Task prompt:
Within the entries below, find every line that has the string "HandSig", then copy it.

Data:
================================
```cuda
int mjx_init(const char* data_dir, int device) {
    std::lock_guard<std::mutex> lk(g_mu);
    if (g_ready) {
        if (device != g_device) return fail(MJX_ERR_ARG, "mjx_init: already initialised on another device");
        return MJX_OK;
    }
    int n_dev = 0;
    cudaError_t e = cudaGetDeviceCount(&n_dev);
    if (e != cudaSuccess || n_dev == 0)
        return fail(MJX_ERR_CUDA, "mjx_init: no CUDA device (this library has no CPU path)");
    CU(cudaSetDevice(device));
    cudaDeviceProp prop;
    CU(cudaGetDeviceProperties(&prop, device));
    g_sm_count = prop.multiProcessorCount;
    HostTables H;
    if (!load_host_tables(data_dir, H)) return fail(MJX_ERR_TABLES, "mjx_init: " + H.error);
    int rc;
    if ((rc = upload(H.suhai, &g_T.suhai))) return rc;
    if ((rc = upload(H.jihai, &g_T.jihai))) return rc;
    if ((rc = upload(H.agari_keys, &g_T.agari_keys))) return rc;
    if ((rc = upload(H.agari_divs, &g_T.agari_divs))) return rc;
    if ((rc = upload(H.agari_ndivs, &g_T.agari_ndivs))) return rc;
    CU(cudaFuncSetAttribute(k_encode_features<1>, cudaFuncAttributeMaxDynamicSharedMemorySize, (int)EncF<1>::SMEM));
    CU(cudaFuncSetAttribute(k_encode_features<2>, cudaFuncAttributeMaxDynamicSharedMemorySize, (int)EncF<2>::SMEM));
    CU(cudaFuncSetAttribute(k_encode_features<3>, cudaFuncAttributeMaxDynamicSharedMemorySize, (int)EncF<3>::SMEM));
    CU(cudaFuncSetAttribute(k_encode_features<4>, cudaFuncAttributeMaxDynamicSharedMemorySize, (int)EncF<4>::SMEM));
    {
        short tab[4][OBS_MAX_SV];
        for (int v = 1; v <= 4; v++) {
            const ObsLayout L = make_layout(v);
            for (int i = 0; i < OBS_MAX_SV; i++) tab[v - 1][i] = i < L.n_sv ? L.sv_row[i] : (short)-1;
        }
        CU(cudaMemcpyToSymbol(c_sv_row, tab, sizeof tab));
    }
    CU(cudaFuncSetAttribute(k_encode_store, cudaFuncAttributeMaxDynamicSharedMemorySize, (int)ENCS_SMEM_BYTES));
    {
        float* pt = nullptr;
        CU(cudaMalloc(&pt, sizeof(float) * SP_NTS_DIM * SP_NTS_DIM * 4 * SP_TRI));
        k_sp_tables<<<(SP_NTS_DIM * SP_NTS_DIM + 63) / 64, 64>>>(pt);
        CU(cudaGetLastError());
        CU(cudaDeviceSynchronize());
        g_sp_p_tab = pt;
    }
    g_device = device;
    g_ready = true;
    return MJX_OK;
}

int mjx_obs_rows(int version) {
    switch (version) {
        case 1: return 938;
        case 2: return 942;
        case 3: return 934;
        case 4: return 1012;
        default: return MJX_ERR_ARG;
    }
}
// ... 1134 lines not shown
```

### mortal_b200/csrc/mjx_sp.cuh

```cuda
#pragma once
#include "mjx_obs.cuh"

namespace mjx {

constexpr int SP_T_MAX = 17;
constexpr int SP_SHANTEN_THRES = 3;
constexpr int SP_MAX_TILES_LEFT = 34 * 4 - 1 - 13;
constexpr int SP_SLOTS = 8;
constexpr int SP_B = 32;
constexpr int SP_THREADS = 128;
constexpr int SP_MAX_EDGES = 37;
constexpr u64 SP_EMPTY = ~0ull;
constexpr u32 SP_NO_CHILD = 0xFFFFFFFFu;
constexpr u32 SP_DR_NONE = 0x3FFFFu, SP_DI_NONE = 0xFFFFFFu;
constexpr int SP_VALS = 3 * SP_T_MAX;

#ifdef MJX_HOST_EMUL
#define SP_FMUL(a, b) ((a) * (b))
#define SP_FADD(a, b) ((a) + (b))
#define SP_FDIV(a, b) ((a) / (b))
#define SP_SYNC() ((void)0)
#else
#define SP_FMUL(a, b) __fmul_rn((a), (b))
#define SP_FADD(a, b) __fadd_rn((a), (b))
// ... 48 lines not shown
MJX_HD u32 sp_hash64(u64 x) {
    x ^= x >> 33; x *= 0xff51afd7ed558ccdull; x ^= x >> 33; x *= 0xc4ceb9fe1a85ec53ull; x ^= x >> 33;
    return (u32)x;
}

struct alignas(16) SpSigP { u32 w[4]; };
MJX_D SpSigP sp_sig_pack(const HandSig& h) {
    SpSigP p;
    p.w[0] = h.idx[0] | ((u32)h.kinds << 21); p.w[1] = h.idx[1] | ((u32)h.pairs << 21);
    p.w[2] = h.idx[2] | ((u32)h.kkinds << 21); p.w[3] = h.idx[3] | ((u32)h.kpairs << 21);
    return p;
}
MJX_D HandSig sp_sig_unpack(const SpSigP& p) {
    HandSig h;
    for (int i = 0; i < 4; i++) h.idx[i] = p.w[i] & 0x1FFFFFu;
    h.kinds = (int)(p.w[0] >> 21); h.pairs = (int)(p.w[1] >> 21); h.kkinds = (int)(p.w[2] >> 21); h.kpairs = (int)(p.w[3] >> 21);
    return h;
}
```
================================
Response below:
MJX_D SpSigP sp_sig_pack(const HandSig& h) {
MJX_D HandSig sp_sig_unpack(const SpSigP& p) {
    HandSig h;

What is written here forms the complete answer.